21.Of which I tell you before. By this awful threatening he intended not only to alarm the Galatians, but likewise to glance indirectly at the false apostles, who had laid aside the far more valuable instruction, and spent their time in disputing about ceremonies. He instructs us, by his example, to press those exhortations and threatenings, agreeably to the words of the prophet,

“Cry aloud, spare not; proclaim to my people their sins.”
(
Isaiah 58:1)

What can be conceived more dreadful than that men should walk after the flesh, and shut themselves out from the kingdom of God? Who will dare to treat lightly the “abominable things which God hates?” (Jeremiah 44:4.)

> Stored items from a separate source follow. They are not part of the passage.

#ifndef ZK_KD_INNER_MUL
#define ZK_KD_INNER_MUL fe_mul
#endif
template <int K, int D, bool FUSED, int EXTRA = 0>
struct RoundRegs {
    static constexpr int NS = D + 1, NL = FUSED ? 4 : 2;
    static constexpr bool DEEP = !FUSED && K + EXTRA <= 2;
    Fe cur[K + EXTRA][NL];
    Fe nxt[DEEP ? K + EXTRA : 1][DEEP ? NL : 1];
    Fe prod[NS];
    Fe sum[NS];
    Fe sum_b[EXTRA ? NS : 1];
    WideAcc acc[K > 1 ? NS : 1];
};
template <int F, int K, int D, bool FUSED, int EXTRA, bool SKIP1 = false, bool LEAD = false>
ZK_D void round_factor(RoundRegs<K, D, FUSED, EXTRA> &R, const FactorPtrs &fp, uint64_t j, uint64_t jn, bool more, uint64_t q,
                       const Mul29 &r, const FieldParams &P, uint64_t jnn = 0, bool more2 = false) {
    static_assert(!LEAD || (K == D && D >= 1), "the leading-coefficient slot needs deg = K = D");
    constexpr int NS = D + 1, NL = FUSED ? 4 : 2;
    constexpr bool PAIR3 = K == 3 && D == 3 && F == 1 && LEAD && !SKIP1;
    Fe lo, hi;
    if (FUSED) {
        lo = fe_sub(R.cur[F][0], fe_mul29(fe_sub(R.cur[F][0], R.cur[F][2], P), r, P), P);
        hi = fe_sub(R.cur[F][1], fe_mul29(fe_sub(R.cur[F][1], R.cur[F][3], P), r, P), P);
        fe_store(fp.out[F], j, lo);
        fe_store(fp.out[F], j + q, hi);
    } else {
        lo = R.cur[F][0];
        hi = R.cur[F][1];
    }
    constexpr bool DEEP = RoundRegs<K, D, FUSED, EXTRA>::DEEP;
    if (!DEEP) {
        if (more) {
#pragma unroll
            for (int l = 0; l < NL; ++l) R.cur[F][l] = fe_load(fp.in[F], jn + (uint64_t)l * q);
        }
    } else {
#pragma unroll
        for (int l = 0; l < NL; ++l) R.cur[F][l] = R.nxt[F][l];
        if (more2) {
#pragma unroll
            for (int l = 0; l < NL; ++l) R.nxt[F][l] = fe_load(fp.in[F], jnn + (uint64_t)l * q);
        }
    }
    const Fe diff = fe_sub(hi, lo, P);
    Fe v = lo;
#pragma unroll
    for (int t = 0; t < NS; ++t) {
        if (LEAD && t == D) v = diff;
        else if (t == 1) v = hi;
        else if (t > 1) v = fe_add(v, diff, P);
        if (SKIP1 && t == 1) continue;
        if (LEAD && t == D && F == K) continue;
        if (F == K) R.sum_b[t] = fe_add(R.sum_b[t], v, P);
        else if (K == 1) R.sum[t] = fe_add(R.sum[t], v, P);
        else if (F == 0) R.prod[t] = v;
        else if (PAIR3 && t == 2) continue;
        else if (F < K - 1) R.prod[t] = ZK_KD_INNER_MUL(R.prod[t], v, P);
        else wide_mac(R.acc[t], R.prod[t].v, v.v);
    }
    if (PAIR3) {
        const Fe bc = fe_add(R.prod[1], R.prod[3], P);
        R.prod[2] = fe_sub(fe_add(bc, bc, P), R.prod[0], P);
    }
}
#ifndef ZK_KD_MIN_BLOCKS
#define ZK_KD_MIN_BLOCKS(K, EXTRA, FUSED, SKIP1) (((K) + (EXTRA) <= 2 || ((K) == 3 && (EXTRA) == 0) || ((EXTRA) == 1 && (FUSED) && (SKIP1))) ? 2 : 1)
#endif
template <int K, int D, bool FUSED, int EXTRA = 0, bool SKIP1 = false, bool LEAD = false>
ZK_D void round_kd_body(const FactorPtrs &fp, uint64_t q, const FieldParams &P, const uint64_t *__restrict__ rptr, uint64_t *__restrict__ partials,
                        const ClaimJob &cj) {
    constexpr int NS = D + 1, NL = FUSED ? 4 : 2;
    uint32_t nblk = gridDim.x;
    if constexpr (SKIP1) {
        if (cj.out) {
            nblk -= 1;
            if (blockIdx.x == nblk) {
                if (threadIdx.x < 64) {
                    const Fe claim = claim_eval(cj, P);
                    if (threadIdx.x == 0) fe_store(cj.out, 0, claim);
                }
                return;
            }
        }
    }
    Mul29 r = {};
    if (FUSED) r = load_challenge29(rptr);
    RoundRegs<K, D, FUSED, EXTRA> R;
#pragma unroll
    for (int t = 0; t < NS; ++t) {
        R.sum[t] = fe_zero();
        if (EXTRA) R.sum_b[t] = fe_zero();
        if (K > 1) wide_zero(R.acc[t]);
    }
    const uint64_t stride = (uint64_t)nblk * kBlock;
    uint64_t j = (uint64_t)blockIdx.x * kBlock + threadIdx.x;
    if (j < q) {
#pragma unroll
        for (int f = 0; f < K + EXTRA; ++f)
#pragma unroll
            for (int l = 0; l < NL; ++l) R.cur[f][l] = fe_load(fp.in[f], j + (uint64_t)l * q);
    }
    if (RoundRegs<K, D, FUSED, EXTRA>::DEEP && j + stride < q) {
#pragma unroll
        for (int f = 0; f < K + EXTRA; ++f)
#pragma unroll
            for (int l = 0; l < NL; ++l) R.nxt[f][l] = fe_load(fp.in[f], j + stride + (uint64_t)l * q);
    }
    while (j < q) {
        const uint64_t jn = j + stride, jnn = jn + stride;
        const bool more = jn < q, more2 = jnn < q;
        round_factor<0, K, D, FUSED, EXTRA, SKIP1, LEAD>(R, fp, j, jn, more, q, r, P, jnn, more2);
        if constexpr (K + EXTRA > 1) round_factor<1, K, D, FUSED, EXTRA, SKIP1, LEAD>(R, fp, j, jn, more, q, r, P, jnn, more2);
        if constexpr (K + EXTRA > 2) round_factor<2, K, D, FUSED, EXTRA, SKIP1, LEAD>(R, fp, j, jn, more, q, r, P, jnn, more2);
        if constexpr (K + EXTRA > 3) round_factor<3, K, D, FUSED, EXTRA, SKIP1, LEAD>(R, fp, j, jn, more, q, r, P, jnn, more2);
        j = jn;
    }
    if (K > 1) {
#pragma unroll
        for (int t = 0; t < NS; ++t)
            if (!(SKIP1 && t == 1)) R.sum[t] = redc_wide(R.acc[t], P);
    }
    if (EXTRA) {
#pragma unroll
        for (int t = 0; t < NS; ++t)
            if (!(SKIP1 && t == 1)) R.sum[t] = fe_add(R.sum[t], R.sum_b[t], P);
    }
    block_reduce_store<NS, SKIP1>(R.sum, partials, P);
}
template <int K, int D, bool FUSED, int EXTRA = 0, bool SKIP1 = false, bool LEAD = false>
__global__ __launch_bounds__(kBlock, ZK_KD_MIN_BLOCKS(K, EXTRA, FUSED, SKIP1)) void k_round_kd(FactorPtrs fp, uint64_t q, FieldParams P,
                                                        const uint64_t *__restrict__ rptr, uint64_t *__restrict__ partials, ClaimJob cj = {}) {
    round_kd_body<K, D, FUSED, EXTRA, SKIP1, LEAD>(fp, q, P, rptr, partials, cj);
}
struct RoundSlot {
    FactorPtrs4 fp;
    const uint64_t *rptr;
    uint64_t *partials;
    ClaimJob cj;
};
template <int K, int D, bool FUSED, int EXTRA = 0, bool SKIP1 = false, bool LEAD = false>
__global__ __launch_bounds__(kBlock, ZK_KD_MIN_BLOCKS(K, EXTRA, FUSED, SKIP1)) void k_round_kd_b(BatchOf<RoundSlot> b, uint64_t q, FieldParams P) {
    const RoundSlot &a = b.a[blockIdx.y];
    const FactorPtrs fp = factor_ptrs_of(a.fp);
    round_kd_body<K, D, FUSED, EXTRA, SKIP1, LEAD>(fp, q, P, a.rptr, a.partials, a.cj);
}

But in this way, we shall be told, all are cut off from the hope of salvation; for who is there that is not chargeable with some of those sins? I reply, Paul does not threaten that all who have sinned, but that all who remain impenitent, shall be excluded from the kingdom of God. The saints themselves often fall into grievous sins, but they return to the path of righteousness, “that which they do they allow not,” (Romans 7:15,) and therefore they are not included in this catalogue. All threatenings of the judgments of God call us to repentance. They are accompanied by a promise that those who repent will obtain forgiveness; but if we continue obstinate, they remain as a testimony from heaven against us.

They who do such things shall not inherit the kingdom of God. The word κληρονομεῖν signifies to possess by hereditary right; for by no right but that of adoption, as we have seen in other passages, do we obtain eternal life.